Task directions: Copy out lines with the word "poff" from the material that follows.

Information provided:
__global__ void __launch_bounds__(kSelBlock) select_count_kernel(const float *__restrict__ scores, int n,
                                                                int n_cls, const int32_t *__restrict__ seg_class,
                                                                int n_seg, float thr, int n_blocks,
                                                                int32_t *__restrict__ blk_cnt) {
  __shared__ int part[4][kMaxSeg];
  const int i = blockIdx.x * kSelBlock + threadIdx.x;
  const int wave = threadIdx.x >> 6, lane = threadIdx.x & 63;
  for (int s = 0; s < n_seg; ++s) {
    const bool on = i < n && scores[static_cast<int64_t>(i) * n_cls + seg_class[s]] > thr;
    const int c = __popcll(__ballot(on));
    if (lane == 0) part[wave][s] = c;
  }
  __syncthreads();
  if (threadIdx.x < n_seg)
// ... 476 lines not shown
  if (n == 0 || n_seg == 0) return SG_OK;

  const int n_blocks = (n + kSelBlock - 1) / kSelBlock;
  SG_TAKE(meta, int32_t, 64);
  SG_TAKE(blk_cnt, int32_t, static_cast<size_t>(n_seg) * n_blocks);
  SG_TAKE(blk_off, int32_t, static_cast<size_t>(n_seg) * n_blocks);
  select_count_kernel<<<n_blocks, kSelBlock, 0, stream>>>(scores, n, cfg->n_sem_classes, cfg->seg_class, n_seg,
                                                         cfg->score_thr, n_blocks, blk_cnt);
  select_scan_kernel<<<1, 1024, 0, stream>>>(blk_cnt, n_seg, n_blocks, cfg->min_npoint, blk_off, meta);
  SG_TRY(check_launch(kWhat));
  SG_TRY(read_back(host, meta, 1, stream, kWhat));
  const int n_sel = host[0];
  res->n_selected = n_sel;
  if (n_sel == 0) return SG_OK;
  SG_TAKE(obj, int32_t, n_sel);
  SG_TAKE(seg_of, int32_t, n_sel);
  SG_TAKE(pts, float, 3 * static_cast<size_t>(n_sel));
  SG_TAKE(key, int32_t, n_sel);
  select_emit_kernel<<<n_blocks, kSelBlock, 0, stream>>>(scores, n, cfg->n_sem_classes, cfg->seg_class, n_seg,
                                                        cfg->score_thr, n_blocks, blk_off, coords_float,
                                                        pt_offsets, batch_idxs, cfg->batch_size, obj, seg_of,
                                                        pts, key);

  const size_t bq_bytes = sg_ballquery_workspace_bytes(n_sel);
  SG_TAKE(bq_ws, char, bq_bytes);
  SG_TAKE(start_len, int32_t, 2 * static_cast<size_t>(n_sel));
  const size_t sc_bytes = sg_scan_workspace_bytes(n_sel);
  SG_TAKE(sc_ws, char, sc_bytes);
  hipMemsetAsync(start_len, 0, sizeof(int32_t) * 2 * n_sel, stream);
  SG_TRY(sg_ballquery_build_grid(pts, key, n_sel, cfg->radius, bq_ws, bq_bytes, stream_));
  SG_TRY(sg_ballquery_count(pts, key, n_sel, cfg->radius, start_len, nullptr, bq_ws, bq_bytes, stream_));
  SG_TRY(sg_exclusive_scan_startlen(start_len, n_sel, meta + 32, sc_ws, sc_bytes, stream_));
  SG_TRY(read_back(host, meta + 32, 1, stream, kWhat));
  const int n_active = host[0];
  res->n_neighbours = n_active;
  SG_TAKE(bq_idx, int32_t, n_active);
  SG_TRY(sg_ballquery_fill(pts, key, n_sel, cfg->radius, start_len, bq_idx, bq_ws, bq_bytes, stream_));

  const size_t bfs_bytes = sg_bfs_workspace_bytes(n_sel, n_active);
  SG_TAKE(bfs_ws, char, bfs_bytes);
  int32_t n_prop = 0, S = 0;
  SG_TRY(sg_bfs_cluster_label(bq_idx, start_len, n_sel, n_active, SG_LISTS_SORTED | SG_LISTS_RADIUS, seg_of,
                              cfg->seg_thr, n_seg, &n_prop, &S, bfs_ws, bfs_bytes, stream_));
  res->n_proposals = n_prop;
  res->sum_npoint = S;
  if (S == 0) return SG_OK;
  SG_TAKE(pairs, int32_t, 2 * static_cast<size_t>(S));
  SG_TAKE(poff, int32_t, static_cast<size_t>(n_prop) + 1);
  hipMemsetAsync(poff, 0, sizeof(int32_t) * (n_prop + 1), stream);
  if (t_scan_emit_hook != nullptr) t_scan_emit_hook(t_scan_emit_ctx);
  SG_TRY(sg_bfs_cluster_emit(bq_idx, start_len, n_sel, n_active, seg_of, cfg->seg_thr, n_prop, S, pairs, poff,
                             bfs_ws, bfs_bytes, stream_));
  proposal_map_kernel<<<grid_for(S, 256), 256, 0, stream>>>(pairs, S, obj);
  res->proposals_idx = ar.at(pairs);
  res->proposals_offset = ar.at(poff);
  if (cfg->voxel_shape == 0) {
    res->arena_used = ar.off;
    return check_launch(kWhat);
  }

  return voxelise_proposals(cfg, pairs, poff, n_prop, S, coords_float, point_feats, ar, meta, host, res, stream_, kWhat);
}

Exercise answer:
  SG_TAKE(poff, int32_t, static_cast<size_t>(n_prop) + 1);
  hipMemsetAsync(poff, 0, sizeof(int32_t) * (n_prop + 1), stream);
  SG_TRY(sg_bfs_cluster_emit(bq_idx, start_len, n_sel, n_active, seg_of, cfg->seg_thr, n_prop, S, pairs, poff,
  res->proposals_offset = ar.at(poff);
  return voxelise_proposals(cfg, pairs, poff, n_prop, S, coords_float, point_feats, ar, meta, host, res, stream_, kWhat);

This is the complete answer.